START INPUT MATERIAL

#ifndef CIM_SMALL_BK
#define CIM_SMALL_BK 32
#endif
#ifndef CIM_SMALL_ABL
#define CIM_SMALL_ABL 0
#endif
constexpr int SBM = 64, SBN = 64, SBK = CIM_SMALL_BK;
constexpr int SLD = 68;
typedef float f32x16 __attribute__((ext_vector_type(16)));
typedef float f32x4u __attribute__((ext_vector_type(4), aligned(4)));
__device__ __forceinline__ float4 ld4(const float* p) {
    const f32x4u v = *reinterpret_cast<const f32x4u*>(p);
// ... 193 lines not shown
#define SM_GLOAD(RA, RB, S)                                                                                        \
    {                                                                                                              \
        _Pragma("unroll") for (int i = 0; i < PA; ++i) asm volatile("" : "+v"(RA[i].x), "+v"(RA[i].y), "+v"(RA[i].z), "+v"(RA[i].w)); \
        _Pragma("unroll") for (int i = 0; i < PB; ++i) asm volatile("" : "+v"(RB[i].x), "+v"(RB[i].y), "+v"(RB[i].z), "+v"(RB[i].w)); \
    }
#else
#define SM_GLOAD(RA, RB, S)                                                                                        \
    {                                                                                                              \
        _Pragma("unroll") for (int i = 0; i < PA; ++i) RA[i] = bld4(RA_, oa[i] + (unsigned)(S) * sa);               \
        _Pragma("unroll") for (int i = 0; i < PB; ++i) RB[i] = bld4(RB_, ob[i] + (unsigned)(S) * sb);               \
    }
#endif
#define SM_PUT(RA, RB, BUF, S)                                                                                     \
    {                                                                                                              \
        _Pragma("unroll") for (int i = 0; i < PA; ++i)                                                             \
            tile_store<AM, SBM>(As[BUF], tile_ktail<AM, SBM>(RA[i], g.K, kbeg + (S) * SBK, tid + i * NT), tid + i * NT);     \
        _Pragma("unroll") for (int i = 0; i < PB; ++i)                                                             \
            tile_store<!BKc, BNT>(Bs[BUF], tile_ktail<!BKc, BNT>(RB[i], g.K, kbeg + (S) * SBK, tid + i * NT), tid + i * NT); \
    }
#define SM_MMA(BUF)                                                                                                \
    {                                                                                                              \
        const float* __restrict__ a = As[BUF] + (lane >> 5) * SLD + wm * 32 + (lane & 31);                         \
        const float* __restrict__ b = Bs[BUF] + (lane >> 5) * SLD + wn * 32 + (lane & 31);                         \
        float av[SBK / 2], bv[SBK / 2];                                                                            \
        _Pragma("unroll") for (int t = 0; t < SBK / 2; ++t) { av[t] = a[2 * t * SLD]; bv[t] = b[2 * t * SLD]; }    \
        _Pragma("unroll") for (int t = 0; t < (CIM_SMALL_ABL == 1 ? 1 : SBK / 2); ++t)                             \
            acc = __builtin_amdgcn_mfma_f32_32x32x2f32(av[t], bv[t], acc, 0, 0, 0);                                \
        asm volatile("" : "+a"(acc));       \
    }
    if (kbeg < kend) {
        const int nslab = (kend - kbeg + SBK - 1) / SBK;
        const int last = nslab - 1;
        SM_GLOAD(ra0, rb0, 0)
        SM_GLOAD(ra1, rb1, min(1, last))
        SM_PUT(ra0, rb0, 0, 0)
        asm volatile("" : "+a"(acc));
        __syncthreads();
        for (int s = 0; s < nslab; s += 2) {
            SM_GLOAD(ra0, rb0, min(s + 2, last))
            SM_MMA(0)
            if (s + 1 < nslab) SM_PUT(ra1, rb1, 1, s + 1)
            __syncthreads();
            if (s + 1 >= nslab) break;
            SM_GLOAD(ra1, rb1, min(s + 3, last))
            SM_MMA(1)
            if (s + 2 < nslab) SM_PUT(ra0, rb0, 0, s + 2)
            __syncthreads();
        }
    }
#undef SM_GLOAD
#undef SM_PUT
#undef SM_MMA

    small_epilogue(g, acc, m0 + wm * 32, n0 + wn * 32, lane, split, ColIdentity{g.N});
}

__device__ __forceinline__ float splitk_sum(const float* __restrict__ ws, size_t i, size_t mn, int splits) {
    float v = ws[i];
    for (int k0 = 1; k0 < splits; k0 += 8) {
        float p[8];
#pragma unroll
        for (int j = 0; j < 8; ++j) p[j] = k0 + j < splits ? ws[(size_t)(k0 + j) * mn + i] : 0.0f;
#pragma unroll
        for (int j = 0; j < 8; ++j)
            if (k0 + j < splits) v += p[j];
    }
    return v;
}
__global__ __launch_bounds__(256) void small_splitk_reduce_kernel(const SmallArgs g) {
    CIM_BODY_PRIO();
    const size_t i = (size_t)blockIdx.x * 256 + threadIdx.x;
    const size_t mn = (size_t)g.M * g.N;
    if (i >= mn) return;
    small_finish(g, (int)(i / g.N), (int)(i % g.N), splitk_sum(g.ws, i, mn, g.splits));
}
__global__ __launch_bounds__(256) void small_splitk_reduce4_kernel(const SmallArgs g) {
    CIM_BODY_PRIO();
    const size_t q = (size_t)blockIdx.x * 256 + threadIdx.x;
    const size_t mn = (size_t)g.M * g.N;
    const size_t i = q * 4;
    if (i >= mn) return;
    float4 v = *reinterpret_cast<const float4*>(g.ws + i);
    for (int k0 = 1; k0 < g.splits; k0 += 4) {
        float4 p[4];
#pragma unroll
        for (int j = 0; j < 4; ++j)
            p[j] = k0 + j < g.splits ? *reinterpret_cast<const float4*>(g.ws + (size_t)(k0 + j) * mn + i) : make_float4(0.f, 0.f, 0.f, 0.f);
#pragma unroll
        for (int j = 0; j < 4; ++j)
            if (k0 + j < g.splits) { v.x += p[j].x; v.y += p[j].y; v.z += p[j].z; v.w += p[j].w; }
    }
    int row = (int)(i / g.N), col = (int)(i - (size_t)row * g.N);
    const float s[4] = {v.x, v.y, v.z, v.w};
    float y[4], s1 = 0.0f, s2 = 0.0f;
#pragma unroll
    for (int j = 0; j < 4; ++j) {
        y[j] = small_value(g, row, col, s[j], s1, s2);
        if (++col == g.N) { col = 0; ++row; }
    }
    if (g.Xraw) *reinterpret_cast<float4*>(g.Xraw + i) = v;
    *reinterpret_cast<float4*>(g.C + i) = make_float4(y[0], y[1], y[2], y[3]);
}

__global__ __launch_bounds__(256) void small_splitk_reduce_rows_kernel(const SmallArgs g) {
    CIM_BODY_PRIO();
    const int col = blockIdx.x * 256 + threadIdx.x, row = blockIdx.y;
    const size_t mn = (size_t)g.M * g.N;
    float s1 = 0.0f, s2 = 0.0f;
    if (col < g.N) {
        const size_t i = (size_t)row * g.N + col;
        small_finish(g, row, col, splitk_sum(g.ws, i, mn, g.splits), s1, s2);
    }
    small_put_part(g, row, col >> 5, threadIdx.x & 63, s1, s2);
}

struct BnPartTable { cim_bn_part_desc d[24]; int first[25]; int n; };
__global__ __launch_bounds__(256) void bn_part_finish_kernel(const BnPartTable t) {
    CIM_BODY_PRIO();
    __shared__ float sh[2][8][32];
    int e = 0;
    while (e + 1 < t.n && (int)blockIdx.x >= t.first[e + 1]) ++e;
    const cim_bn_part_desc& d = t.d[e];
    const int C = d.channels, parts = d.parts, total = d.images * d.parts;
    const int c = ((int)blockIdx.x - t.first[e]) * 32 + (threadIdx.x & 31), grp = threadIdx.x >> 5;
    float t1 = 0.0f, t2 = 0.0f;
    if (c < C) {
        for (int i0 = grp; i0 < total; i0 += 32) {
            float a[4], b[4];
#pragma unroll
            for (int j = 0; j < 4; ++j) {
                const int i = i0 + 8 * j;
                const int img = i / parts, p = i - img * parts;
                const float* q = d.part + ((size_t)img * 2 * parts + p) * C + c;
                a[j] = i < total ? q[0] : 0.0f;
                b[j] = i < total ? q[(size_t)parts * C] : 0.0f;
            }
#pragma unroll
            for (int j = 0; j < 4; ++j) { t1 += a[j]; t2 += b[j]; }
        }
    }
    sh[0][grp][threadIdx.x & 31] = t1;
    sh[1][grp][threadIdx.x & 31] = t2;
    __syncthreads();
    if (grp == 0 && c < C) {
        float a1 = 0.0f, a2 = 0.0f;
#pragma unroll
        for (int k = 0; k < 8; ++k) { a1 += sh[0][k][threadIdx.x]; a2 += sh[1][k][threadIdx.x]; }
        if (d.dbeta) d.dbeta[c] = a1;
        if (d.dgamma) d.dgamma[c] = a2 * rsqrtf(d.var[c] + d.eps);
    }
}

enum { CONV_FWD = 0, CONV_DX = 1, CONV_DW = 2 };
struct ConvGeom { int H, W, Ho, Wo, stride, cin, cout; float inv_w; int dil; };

END INPUT MATERIAL
START INPUT MATERIAL

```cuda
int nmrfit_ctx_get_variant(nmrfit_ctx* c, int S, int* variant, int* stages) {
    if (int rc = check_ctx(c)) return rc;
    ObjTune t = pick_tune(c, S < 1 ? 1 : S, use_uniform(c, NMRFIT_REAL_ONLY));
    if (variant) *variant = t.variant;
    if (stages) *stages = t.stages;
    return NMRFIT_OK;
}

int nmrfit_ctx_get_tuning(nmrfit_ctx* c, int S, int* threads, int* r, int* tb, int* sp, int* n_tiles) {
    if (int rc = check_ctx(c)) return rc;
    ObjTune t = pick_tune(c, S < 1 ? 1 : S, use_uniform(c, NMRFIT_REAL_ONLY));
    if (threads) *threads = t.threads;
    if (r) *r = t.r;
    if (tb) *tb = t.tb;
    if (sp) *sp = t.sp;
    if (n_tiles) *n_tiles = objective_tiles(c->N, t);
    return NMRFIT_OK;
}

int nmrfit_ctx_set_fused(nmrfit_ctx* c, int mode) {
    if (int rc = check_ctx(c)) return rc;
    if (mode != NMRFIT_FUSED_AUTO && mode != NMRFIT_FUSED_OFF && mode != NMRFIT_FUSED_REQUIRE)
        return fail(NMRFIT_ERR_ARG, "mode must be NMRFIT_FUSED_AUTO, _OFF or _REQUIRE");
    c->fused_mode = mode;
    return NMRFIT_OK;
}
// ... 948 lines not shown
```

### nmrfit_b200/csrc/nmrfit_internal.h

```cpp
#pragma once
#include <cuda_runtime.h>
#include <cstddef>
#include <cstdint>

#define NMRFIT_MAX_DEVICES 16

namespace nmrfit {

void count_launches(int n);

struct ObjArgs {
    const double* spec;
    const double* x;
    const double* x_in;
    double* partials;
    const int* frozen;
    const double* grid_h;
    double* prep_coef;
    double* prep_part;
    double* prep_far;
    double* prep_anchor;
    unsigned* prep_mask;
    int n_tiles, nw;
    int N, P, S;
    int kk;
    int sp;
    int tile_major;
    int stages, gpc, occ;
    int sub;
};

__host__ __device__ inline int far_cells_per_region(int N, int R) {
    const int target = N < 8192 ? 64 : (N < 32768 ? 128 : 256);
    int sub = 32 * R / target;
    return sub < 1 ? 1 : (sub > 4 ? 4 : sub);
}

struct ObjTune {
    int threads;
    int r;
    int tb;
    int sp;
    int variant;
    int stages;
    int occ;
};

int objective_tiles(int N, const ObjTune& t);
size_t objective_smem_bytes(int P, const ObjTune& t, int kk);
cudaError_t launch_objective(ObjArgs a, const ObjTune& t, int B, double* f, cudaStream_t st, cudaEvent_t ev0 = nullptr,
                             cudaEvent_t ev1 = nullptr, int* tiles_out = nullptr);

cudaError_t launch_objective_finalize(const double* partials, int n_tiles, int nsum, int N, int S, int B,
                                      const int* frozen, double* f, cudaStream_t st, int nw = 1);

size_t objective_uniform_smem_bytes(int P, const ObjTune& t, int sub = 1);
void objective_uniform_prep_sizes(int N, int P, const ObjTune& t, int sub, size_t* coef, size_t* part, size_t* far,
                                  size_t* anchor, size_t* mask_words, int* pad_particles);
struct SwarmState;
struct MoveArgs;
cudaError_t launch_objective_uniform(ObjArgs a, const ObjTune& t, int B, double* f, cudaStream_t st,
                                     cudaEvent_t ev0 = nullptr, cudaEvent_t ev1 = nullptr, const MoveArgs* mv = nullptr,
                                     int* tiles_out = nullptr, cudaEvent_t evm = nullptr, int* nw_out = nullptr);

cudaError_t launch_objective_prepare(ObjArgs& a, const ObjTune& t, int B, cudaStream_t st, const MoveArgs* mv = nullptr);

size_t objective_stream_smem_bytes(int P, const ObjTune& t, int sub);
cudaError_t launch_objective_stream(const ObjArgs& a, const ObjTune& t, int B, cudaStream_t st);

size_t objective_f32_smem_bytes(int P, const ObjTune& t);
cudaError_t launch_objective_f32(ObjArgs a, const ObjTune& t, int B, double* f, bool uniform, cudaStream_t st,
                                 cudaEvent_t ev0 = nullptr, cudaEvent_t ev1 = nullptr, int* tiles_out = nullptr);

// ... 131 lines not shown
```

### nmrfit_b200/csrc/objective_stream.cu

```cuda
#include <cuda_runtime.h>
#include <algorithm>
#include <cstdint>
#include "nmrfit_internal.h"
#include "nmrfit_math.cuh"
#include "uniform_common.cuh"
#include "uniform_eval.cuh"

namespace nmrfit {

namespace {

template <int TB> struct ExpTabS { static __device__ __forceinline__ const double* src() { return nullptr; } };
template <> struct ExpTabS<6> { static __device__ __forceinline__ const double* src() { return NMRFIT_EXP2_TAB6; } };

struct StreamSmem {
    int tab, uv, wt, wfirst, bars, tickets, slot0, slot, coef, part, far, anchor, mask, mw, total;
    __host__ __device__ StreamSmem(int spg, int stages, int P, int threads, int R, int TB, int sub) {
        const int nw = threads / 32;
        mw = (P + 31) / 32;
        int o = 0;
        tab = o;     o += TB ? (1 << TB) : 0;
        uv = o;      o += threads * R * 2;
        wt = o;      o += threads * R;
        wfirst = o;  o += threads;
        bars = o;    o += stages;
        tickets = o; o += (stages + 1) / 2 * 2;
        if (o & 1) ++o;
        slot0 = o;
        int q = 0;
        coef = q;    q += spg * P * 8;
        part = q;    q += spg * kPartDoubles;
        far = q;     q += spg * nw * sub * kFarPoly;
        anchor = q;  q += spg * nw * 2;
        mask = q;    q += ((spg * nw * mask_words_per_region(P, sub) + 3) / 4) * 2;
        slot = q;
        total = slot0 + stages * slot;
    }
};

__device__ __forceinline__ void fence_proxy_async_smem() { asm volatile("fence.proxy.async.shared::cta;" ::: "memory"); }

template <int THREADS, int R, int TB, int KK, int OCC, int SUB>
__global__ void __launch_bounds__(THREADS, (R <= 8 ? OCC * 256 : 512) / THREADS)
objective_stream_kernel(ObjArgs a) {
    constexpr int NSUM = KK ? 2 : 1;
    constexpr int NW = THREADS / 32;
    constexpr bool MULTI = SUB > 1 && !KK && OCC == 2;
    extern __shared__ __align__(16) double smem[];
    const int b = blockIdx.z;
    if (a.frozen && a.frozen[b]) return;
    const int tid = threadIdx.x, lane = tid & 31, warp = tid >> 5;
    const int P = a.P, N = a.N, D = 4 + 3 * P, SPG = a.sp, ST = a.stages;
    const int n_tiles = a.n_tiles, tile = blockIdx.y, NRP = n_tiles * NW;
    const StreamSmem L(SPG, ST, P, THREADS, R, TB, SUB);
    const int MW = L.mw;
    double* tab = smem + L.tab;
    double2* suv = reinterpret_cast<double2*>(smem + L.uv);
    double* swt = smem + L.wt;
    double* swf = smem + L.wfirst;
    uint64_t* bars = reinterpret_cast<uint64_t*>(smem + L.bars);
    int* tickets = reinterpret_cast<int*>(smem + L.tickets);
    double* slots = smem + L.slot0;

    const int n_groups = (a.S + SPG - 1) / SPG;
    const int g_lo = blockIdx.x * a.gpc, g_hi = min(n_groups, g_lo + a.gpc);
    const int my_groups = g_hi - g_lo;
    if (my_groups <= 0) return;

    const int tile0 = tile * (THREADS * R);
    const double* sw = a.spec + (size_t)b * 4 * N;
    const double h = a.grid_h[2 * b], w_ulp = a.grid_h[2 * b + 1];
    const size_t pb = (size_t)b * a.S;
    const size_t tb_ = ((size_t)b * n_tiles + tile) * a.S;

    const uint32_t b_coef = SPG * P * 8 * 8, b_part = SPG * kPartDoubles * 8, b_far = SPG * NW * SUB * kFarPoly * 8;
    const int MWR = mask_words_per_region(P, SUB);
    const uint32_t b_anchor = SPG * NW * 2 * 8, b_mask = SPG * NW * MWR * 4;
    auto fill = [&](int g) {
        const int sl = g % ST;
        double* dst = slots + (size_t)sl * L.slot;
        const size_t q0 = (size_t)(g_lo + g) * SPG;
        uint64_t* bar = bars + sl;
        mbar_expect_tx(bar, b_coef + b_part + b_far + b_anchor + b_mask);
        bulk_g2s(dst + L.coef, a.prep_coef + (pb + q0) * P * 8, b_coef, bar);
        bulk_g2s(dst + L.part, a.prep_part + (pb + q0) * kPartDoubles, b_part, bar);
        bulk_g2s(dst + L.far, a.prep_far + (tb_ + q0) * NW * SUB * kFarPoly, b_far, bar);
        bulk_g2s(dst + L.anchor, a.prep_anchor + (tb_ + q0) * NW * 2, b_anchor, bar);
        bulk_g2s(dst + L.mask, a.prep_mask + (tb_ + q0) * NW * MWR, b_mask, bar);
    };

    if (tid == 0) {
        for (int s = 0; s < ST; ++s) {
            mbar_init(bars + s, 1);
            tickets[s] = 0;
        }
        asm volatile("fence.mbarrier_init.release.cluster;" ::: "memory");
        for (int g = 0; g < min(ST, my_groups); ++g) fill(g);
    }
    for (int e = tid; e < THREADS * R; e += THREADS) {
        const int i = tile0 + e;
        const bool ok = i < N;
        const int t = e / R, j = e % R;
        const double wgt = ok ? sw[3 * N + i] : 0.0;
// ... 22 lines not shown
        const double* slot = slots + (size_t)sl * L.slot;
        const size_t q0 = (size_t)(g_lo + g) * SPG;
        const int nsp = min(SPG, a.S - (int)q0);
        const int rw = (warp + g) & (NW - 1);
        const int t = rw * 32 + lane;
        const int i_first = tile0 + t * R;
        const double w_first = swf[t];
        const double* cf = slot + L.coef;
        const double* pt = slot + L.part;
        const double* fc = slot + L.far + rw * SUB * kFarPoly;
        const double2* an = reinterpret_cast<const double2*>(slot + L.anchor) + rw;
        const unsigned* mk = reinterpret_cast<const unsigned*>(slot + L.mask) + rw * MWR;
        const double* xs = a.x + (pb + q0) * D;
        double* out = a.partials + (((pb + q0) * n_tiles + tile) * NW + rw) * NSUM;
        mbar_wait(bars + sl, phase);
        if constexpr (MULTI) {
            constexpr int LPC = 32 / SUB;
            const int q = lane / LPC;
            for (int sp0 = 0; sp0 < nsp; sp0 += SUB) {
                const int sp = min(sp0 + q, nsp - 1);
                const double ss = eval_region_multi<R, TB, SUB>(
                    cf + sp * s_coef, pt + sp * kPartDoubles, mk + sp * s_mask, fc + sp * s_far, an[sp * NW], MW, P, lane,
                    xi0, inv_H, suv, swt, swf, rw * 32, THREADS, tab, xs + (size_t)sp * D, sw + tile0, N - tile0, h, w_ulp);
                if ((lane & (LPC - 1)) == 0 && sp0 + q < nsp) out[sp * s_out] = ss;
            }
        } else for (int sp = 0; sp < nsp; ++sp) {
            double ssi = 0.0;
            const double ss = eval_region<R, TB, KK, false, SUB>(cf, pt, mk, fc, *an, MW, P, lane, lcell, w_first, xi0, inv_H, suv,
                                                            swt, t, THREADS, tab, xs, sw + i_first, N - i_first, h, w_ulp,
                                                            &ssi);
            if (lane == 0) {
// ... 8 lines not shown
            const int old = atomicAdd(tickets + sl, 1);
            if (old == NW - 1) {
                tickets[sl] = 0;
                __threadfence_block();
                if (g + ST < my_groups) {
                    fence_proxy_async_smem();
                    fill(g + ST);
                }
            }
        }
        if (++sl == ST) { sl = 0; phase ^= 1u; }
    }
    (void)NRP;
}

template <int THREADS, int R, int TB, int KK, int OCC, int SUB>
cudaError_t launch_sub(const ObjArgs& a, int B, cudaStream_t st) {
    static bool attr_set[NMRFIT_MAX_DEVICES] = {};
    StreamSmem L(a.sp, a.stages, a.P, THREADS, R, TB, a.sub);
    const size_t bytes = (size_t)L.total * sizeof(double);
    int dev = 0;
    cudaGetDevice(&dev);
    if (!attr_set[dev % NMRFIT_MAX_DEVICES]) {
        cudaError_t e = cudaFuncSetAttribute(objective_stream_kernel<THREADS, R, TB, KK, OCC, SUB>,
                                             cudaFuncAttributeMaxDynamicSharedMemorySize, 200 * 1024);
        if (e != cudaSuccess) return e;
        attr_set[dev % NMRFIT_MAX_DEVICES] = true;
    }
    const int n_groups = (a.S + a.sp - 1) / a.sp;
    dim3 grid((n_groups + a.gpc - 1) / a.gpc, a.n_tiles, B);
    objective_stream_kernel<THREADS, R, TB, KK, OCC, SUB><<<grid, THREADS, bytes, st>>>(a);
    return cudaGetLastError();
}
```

END INPUT MATERIAL

▶ EXERCISE DIRECTIONS
Look above for the line holding "#ifndef CIM_SMALL_BK" and the line holding "typedef float f32x16". Retype both, and every line between them, word for word and nothing else.

▶ SOLUTION TO THE EXERCISE
#ifndef CIM_SMALL_BK
#define CIM_SMALL_BK 32
#endif
#ifndef CIM_SMALL_ABL
#define CIM_SMALL_ABL 0
#endif
constexpr int SBM = 64, SBN = 64, SBK = CIM_SMALL_BK;
constexpr int SLD = 68;
typedef float f32x16 __attribute__((ext_vector_type(16)));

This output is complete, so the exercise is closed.